Cassie really didn't like hospitals. They were worse than graveyards. Graveyards were where people put bodies. Hospitals were where people died.
Hope Community Hospital was not a particularly large hospital. Nor was it -- the building, at least -- very modern. The main building was a three-story structure that sat like a cube of concrete and stucco in the middle of what had become a city block when the city grew around it. It had originally been just that building, but at least twice in the past additional wings had been added onto it as the population it served grew, and now it sprawled over an area that could charitably be called a 'campus.' It had several lots situated at various entrances: there was one by the ER, at the back of the building. A couple more bracketed for each wing and provided parking for people who were seeing the specialists and private practices that operated out of them. And finally, a large central lot linked up to the front entrance of the main building.

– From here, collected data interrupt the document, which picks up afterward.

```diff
@@ -472,7 +478,7 @@
   float* encp = reinterpret_cast<float*>(ws + p.encp);
   {
     ProfScope ps(h, kProfFrontend, st);
-    run_frontend(h, d_wav, d_len, batch, samples, mel_raw, c.Tp, (int)c.T, seq_raw, st);
+    if (int rc = run_frontend(h, d_wav, d_len, batch, samples, mel_raw, c.Tp, (int)c.T, seq_raw, st)) return rc;
     const int e = launch_crop_or_pad(mel_raw, c.Tp, batch, h->fe.n_mels, (int)c.T, h->row_independent ? d_len : nullptr,
                                      h->fe.hop_length, (int)audio_length, d_offsets, melp, p.Tp0, (int)p.Tp0, seq, st);
     if (e) return fail(VASR_ERR_HIP, "crop_or_pad: %s", hipGetErrorString((hipError_t)e));
diff --git a/viet-asr_amd/csrc/vasr_devtools.cpp b/viet-asr_amd/csrc/vasr_devtools.cpp
--- a/viet-asr_amd/csrc/vasr_devtools.cpp
+++ b/viet-asr_amd/csrc/vasr_devtools.cpp
@@ -37,6 +37,7 @@
     s.fused_residual = num("VASR_NO_FUSED_RESIDUAL", 0, {0, 1}) == 0;
     s.beam_group = num("VASR_BEAM_GROUP", -1, {-1, 0, 1, 4});
     s.no_grouped = num("VASR_NO_GROUPED", 0, {0, 1}) != 0;
+    s.norm_held = num("VASR_NORM_HELD", 1, {0, 1}) != 0;
     if (const char* e = getenv("VASR_BUF_ROTATE")) {
       const std::string v(e);
       if (v != "pingpong" && v != "inplace") {
@@ -55,6 +56,11 @@
 int vasr_fused_tile_choice(int64_t tiles128, int compute_units) { return vasr::fused_tile_choice(tiles128, compute_units); }
 int vasr_fused_waves_choice(int kernel, int dual, int tile_cols) {
   return vasr::fused_waves_choice(kernel, dual != 0, tile_cols, vasr::dev_switches().fused_waves);
+}
+int vasr_dev_switch(const char* name) {
+  const std::string n(name ? name : "");
+  if (n == "norm_held") return vasr::dev_switches().norm_held ? 1 : 0;
+  return fail(VASR_ERR_INVALID, "vasr_dev_switch: no switch named '%s'", n.c_str());
 }
 int vasr_resample_form(double ratio, int nwin, int num_table, int* p, int* q) {
   if (!(ratio > 0.0) || nwin < 2 || num_table < 1 || (int)((ratio < 1.0 ? ratio : 1.0) * num_table) < 1)
diff --git a/viet-asr_amd/csrc/vasr_internal.h b/viet-asr_amd/csrc/vasr_internal.h
--- a/viet-asr_amd/csrc/vasr_internal.h
+++ b/viet-asr_amd/csrc/vasr_internal.h
@@ -21,6 +21,7 @@
   int beam_group = -1;
   bool no_grouped = false;
   bool buf_inplace = true;
+  bool norm_held = true;
 };
 #ifdef VASR_DEVTOOLS
 const DevSwitches& dev_switches();
@@ -86,14 +87,14 @@
                         const int64_t* row_len, int hop, float preemph, float log_guard, float* mel, int64_t mel_ld, int frames,
                         hipStream_t st);
 void launch_seq_len(const int64_t* len, int batch, int hop, int64_t* seq, hipStream_t st);
-void launch_normalize_all(float* mel, int64_t mel_ld, const int64_t* seq, int batch, int n_mels, int frames, hipStream_t st);
-void launch_normalize(float* mel, int64_t mel_ld, const int64_t* seq, int batch, int n_mels, int frames,
-                      int normalize, hipStream_t st);
+int launch_normalize_all(float* mel, int64_t mel_ld, const int64_t* seq, int batch, int n_mels, int frames, hipStream_t st);
+int launch_normalize(float* mel, int64_t mel_ld, const int64_t* seq, int batch, int n_mels, int frames,
+                     int normalize, hipStream_t st);
 
 struct LenStep { int32_t kernel, stride, dilation, pad; };
-void launch_normalize_chain(float* mel, int64_t mel_ld, const int64_t* len, int hop, int batch, int n_mels, int frames,
-                            int normalize, int64_t* seq, const LenStep* d_steps, int n_steps, int32_t* lens_tab,
-                            float* enc_len, const int64_t* wav_len, int frames_cap, hipStream_t st);
+int launch_normalize_chain(float* mel, int64_t mel_ld, const int64_t* len, int hop, int batch, int n_mels, int frames,
+                           int normalize, int64_t* seq, const LenStep* d_steps, int n_steps, int32_t* lens_tab,
+                           float* enc_len, const int64_t* wav_len, int frames_cap, hipStream_t st);
 void launch_len_chain(const int64_t* seq, int batch, const LenStep* d_steps, int n_steps, int32_t* lens_tab,
                       float* enc_len, hipStream_t st, const int64_t* wav_len = nullptr, int hop = 1, int frames_cap = 0);
 
```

It was the central lot that Curtis parked in, and fairly close to the hospital's main entrance, too. Cassie was just as glad: the boy Hans' wolf had bitten had most likely arrived via the back lot, but emergency rooms terrified her.
"We're here," Curtis announced unnecessarily. He reached over and gave Cassie's hand a squeeze. She gave him a sickly smile in return. She had been trying to distract herself by running her hand through Silver's spectral fur before Curtis had caught hold of it. It hadn't been a very successful endeavor, even before that.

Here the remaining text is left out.